■ EXERCISE PROMPT
Read the data, and whenever a line holds the word "pred", report that line.

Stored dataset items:
◇ ◇ ◇ ◇ ◇ ◇ ◇
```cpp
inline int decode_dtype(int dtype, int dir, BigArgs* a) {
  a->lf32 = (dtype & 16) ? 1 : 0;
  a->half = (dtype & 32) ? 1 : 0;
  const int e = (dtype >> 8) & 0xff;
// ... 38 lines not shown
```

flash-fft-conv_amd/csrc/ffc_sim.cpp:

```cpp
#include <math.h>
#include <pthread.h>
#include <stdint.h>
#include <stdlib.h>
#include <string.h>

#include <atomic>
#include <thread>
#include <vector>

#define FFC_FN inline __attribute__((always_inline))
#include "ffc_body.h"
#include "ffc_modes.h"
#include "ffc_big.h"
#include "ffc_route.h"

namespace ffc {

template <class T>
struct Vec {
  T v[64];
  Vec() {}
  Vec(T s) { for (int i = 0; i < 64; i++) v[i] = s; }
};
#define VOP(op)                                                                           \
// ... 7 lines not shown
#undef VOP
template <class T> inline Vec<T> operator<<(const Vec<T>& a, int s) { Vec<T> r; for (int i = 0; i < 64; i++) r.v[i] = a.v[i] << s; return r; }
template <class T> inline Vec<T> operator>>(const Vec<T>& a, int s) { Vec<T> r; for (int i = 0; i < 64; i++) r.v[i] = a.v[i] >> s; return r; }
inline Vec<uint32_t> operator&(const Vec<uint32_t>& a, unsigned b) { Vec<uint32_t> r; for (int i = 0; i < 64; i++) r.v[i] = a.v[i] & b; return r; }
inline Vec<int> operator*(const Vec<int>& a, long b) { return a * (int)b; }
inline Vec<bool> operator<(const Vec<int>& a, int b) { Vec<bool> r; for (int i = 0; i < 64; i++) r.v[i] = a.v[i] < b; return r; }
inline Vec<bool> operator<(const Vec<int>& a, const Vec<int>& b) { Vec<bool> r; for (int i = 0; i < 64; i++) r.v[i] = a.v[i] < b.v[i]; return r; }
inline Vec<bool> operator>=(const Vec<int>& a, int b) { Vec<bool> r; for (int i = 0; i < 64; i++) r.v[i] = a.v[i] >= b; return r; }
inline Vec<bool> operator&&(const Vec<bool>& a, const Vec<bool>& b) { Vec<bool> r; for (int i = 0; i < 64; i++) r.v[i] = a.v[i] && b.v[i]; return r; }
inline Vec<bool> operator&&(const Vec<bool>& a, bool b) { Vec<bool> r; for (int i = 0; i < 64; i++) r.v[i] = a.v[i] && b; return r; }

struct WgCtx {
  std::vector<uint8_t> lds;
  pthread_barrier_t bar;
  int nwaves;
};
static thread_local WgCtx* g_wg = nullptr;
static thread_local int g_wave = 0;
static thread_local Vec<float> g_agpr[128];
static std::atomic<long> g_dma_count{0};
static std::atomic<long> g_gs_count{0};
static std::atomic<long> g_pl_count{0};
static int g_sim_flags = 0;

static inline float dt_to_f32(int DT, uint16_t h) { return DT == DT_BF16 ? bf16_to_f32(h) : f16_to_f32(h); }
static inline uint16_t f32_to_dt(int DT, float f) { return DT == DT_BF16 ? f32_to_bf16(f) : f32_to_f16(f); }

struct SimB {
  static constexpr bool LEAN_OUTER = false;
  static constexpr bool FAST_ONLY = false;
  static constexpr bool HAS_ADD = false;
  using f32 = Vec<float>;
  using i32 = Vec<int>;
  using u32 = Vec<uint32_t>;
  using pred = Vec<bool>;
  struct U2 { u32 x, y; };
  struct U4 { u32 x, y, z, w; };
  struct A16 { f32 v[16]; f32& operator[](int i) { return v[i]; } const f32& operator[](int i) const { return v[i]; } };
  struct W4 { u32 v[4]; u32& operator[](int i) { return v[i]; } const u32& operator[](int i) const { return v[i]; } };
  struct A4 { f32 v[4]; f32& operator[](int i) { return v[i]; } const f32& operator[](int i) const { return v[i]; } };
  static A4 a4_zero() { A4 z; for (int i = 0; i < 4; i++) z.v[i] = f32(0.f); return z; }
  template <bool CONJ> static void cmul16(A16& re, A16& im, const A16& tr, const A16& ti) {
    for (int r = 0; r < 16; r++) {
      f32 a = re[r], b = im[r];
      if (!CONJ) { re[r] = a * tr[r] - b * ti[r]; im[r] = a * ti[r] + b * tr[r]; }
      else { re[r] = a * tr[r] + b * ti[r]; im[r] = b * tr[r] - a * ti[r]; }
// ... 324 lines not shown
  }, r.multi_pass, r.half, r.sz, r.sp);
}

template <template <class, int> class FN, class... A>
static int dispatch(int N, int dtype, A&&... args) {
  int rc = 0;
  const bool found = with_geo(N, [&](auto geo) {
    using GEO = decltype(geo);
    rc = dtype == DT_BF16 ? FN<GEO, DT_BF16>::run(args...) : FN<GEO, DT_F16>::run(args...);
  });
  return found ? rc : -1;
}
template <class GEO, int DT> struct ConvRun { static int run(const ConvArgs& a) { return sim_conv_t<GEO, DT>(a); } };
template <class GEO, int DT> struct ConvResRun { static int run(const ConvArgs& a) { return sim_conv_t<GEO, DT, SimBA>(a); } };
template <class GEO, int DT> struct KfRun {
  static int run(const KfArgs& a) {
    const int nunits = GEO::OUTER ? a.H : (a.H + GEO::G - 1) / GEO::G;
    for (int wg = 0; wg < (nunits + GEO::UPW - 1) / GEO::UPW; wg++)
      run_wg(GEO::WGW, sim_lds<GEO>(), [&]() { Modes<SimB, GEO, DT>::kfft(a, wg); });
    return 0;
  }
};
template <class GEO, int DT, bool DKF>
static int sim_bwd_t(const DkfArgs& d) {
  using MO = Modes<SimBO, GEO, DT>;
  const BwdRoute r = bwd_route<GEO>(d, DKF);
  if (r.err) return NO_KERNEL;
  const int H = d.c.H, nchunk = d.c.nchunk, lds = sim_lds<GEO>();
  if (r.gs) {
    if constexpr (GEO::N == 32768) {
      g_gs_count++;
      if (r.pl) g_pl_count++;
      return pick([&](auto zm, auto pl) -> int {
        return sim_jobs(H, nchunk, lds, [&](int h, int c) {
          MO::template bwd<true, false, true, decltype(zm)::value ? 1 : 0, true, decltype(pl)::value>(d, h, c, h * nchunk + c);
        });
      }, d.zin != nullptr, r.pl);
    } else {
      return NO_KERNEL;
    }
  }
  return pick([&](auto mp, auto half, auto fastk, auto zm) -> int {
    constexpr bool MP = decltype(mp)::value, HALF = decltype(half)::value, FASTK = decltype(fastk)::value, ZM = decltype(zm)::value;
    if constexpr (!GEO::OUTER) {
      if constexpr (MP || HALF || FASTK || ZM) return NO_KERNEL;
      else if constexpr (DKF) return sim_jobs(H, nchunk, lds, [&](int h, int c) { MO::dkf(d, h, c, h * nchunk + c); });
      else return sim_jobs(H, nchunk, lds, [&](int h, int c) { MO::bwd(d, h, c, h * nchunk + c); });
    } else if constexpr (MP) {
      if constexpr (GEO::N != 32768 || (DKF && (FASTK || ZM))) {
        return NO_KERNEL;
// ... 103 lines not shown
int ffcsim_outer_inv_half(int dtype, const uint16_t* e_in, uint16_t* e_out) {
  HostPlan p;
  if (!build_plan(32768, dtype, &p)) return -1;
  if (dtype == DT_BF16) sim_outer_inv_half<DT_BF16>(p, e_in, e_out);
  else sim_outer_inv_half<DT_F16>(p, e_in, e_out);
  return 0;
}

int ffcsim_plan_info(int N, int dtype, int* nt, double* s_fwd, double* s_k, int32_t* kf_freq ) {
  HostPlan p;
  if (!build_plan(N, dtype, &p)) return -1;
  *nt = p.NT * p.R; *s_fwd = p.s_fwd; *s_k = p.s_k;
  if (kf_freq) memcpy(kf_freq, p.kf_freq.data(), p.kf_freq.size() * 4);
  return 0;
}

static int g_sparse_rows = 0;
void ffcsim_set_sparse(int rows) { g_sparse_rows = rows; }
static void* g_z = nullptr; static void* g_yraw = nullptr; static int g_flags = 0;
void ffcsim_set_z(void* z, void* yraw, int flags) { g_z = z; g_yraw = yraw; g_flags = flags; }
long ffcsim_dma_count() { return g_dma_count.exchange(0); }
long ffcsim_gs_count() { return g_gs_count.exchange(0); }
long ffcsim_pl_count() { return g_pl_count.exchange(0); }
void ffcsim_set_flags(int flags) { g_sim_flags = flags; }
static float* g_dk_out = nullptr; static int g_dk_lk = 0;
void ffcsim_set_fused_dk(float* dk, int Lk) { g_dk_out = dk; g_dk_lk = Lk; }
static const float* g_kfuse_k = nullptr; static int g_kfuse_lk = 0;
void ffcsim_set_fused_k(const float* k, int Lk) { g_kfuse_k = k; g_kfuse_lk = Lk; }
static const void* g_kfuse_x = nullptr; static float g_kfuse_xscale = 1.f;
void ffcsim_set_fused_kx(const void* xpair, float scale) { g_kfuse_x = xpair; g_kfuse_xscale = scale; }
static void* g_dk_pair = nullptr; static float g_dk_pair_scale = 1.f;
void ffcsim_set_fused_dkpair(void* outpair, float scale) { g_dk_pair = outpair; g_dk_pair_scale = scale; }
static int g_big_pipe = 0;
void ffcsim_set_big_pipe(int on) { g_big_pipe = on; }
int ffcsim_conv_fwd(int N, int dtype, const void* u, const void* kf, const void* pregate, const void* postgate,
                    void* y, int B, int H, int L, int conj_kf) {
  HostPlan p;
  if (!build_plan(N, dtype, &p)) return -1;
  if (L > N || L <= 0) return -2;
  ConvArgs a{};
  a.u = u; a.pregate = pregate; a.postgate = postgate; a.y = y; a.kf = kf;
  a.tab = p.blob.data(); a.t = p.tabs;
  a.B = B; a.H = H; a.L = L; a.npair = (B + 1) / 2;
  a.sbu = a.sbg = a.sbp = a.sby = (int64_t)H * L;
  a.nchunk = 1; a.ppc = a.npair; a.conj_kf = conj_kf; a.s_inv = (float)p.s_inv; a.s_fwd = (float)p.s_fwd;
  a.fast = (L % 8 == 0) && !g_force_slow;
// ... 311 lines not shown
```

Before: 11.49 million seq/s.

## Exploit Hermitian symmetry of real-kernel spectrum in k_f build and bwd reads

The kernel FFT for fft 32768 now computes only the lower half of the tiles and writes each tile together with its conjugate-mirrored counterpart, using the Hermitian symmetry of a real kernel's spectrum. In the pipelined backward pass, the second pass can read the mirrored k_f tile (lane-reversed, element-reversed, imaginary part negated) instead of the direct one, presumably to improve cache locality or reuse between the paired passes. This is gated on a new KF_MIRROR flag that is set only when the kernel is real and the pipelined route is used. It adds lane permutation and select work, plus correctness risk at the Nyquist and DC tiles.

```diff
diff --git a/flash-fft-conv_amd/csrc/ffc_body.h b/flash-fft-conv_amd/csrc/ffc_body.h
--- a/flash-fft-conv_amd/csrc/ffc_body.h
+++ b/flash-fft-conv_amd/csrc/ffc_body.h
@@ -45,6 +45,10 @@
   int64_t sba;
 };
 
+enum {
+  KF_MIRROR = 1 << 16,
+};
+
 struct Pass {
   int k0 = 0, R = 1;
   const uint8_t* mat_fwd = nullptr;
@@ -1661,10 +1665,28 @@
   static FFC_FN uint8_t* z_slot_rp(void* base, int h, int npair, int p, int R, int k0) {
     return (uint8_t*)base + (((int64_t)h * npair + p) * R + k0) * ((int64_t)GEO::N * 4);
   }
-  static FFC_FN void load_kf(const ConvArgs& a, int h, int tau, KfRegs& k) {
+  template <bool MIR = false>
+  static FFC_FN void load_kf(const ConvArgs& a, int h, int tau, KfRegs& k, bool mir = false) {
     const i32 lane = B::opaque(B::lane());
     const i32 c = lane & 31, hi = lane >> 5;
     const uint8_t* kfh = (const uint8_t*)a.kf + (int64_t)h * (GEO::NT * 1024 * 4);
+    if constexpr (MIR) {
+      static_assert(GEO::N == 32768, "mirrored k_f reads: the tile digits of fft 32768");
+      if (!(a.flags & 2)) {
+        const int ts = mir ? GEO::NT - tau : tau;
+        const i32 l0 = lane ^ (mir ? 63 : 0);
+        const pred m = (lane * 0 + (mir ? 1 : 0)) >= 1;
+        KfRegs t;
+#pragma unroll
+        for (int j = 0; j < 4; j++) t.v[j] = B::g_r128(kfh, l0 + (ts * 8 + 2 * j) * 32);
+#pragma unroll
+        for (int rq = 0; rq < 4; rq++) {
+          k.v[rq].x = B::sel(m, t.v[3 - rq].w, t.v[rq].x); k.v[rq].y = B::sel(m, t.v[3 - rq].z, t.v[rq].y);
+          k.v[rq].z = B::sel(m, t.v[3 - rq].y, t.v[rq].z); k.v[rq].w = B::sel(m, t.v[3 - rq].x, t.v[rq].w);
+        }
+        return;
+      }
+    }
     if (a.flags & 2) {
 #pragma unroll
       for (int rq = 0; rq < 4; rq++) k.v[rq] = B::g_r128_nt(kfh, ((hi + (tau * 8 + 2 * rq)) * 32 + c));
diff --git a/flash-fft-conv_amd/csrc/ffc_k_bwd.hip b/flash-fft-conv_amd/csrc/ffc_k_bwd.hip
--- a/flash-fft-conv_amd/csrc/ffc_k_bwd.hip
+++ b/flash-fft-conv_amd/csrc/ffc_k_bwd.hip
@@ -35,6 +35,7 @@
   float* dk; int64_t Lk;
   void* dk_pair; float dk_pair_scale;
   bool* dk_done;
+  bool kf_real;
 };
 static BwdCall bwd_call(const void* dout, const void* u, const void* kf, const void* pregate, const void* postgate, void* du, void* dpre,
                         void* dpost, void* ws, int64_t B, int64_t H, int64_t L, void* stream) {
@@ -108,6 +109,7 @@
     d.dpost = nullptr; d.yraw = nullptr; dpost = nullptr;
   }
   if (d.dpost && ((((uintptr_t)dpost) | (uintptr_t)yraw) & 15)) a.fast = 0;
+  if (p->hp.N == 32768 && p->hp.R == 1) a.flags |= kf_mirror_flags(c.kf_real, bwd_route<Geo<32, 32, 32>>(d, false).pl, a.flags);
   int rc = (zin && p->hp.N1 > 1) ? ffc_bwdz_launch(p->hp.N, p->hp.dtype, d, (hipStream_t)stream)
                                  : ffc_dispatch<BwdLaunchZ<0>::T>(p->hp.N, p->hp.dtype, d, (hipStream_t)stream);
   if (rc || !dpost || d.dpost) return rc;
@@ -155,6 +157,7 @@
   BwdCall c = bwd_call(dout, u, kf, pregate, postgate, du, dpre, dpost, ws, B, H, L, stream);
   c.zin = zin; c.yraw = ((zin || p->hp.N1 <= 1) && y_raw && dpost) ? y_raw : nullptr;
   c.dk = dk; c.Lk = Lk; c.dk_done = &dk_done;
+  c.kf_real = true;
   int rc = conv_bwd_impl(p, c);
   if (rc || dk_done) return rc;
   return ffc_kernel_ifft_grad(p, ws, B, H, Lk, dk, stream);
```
◇ ◇ ◇ ◇ ◇ ◇ ◇
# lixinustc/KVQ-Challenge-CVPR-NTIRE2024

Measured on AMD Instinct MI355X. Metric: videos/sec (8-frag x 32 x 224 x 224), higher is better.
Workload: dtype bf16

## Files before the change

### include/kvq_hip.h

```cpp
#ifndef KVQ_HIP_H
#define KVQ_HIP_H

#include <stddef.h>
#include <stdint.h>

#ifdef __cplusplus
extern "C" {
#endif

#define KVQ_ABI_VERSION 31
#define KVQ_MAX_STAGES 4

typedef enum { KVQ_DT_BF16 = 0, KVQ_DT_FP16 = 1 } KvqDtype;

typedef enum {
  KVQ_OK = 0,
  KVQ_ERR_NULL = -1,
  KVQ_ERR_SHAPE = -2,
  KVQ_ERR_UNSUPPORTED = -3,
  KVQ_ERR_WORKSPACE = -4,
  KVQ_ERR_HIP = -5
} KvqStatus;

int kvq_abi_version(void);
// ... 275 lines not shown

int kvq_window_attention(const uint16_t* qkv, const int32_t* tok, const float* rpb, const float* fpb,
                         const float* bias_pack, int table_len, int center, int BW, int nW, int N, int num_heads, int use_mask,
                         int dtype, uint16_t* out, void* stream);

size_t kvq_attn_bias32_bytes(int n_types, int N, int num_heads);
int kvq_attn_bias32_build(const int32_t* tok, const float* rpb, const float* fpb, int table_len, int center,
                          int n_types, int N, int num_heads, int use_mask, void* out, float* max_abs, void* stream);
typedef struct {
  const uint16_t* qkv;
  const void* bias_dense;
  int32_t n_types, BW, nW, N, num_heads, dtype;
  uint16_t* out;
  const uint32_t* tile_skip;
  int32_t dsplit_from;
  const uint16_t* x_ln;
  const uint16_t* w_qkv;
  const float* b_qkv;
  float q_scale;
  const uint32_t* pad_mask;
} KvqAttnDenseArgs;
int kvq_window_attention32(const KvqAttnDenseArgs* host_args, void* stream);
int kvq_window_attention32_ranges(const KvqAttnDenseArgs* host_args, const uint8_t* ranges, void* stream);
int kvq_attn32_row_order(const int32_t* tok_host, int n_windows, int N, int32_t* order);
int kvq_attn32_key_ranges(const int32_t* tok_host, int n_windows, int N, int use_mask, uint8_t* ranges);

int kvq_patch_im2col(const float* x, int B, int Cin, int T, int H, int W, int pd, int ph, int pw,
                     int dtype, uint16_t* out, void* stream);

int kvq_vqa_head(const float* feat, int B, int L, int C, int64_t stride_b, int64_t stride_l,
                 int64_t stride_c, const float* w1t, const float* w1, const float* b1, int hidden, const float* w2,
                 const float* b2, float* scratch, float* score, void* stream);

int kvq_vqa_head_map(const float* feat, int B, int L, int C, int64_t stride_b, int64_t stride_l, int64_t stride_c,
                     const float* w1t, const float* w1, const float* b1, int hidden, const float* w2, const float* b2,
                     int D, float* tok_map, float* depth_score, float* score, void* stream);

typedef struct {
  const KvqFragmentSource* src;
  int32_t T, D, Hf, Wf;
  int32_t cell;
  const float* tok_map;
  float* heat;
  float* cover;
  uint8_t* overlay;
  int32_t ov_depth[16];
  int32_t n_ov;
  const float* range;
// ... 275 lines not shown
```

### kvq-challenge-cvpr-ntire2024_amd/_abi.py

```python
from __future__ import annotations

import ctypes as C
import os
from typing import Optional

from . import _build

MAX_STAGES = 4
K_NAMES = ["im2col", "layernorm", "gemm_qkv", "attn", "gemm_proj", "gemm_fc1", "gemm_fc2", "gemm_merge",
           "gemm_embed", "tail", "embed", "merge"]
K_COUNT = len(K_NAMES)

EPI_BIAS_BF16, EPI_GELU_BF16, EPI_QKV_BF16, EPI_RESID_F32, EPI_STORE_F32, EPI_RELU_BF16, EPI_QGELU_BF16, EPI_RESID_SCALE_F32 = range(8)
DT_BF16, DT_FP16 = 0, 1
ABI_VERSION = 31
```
◇ ◇ ◇ ◇ ◇ ◇ ◇
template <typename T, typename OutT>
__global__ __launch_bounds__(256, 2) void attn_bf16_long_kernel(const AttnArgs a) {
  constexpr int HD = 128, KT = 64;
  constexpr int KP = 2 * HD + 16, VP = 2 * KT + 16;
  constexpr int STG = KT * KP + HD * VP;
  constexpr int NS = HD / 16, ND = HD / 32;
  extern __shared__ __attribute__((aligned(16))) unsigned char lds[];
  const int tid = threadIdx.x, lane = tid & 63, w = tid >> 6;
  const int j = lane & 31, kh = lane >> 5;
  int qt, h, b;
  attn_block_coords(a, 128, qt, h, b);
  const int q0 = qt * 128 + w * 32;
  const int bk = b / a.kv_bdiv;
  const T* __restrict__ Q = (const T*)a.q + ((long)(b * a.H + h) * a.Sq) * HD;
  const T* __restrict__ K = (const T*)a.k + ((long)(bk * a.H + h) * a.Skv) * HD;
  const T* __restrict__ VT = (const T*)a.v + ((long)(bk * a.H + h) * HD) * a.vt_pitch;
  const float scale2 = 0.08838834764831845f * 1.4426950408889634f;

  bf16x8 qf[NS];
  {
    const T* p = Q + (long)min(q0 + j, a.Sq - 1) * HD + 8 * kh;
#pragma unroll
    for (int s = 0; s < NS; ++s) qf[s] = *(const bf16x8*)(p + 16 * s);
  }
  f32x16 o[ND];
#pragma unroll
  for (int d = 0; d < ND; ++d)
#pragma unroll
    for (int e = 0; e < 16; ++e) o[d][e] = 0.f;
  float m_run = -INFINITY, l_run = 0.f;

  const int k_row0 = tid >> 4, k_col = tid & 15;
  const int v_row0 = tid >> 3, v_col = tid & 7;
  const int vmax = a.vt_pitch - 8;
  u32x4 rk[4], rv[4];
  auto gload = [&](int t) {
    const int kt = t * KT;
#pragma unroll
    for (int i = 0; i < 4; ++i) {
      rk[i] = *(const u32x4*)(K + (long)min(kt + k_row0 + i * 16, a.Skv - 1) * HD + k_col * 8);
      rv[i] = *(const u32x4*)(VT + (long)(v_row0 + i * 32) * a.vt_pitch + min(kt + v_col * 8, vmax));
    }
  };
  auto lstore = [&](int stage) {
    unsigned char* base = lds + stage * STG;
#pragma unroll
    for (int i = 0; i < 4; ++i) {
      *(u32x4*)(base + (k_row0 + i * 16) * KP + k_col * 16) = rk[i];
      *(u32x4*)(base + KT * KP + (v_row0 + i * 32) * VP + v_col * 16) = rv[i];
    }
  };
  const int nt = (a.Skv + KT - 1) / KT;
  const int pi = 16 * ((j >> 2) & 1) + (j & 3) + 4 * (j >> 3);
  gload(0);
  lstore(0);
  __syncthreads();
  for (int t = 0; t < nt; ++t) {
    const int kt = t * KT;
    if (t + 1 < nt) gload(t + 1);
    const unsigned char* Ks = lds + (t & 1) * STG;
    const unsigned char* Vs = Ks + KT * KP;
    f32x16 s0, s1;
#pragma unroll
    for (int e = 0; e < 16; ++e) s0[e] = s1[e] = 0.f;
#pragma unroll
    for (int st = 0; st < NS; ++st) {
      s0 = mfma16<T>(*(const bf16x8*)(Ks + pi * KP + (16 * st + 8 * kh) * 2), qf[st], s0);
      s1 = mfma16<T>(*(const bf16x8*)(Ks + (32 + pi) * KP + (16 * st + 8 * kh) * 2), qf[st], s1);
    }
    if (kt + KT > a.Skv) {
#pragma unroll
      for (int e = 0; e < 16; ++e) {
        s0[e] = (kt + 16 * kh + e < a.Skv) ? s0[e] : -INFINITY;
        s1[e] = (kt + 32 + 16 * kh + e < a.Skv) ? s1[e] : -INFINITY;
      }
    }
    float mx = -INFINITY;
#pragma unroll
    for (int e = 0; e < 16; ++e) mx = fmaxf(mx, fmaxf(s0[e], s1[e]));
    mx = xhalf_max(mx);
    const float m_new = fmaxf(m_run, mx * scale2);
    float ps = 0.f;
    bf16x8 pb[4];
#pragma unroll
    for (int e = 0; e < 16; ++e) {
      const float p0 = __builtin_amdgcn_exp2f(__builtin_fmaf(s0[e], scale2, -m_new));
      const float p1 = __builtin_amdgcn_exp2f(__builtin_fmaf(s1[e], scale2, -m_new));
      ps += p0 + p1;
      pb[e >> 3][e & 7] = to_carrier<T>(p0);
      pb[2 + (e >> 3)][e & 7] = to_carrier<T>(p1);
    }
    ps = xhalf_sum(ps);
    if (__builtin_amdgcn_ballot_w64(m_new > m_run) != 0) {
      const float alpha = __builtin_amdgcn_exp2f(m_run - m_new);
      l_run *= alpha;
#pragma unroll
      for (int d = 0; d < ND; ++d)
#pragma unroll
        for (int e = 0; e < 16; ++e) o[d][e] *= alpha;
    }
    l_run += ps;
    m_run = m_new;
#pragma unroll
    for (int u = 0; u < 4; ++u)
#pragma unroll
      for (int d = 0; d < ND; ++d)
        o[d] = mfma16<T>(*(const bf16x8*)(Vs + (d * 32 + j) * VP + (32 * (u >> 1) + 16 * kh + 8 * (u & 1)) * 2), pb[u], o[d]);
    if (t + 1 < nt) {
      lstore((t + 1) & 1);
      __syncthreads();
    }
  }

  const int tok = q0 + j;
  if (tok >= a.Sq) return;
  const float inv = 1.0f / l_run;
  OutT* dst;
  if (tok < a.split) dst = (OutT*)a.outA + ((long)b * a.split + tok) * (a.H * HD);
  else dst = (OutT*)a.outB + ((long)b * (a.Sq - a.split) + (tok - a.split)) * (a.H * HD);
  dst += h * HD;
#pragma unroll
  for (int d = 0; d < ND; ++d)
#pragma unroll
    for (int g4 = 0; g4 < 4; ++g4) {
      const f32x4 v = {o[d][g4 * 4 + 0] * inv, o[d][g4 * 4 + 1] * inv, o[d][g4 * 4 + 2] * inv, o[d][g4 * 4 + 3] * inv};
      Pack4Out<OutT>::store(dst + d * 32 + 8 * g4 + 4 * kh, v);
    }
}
◇ ◇ ◇ ◇ ◇ ◇ ◇
■ RESULT
  using pred = Vec<bool>;
+        const pred m = (lane * 0 + (mir ? 1 : 0)) >= 1;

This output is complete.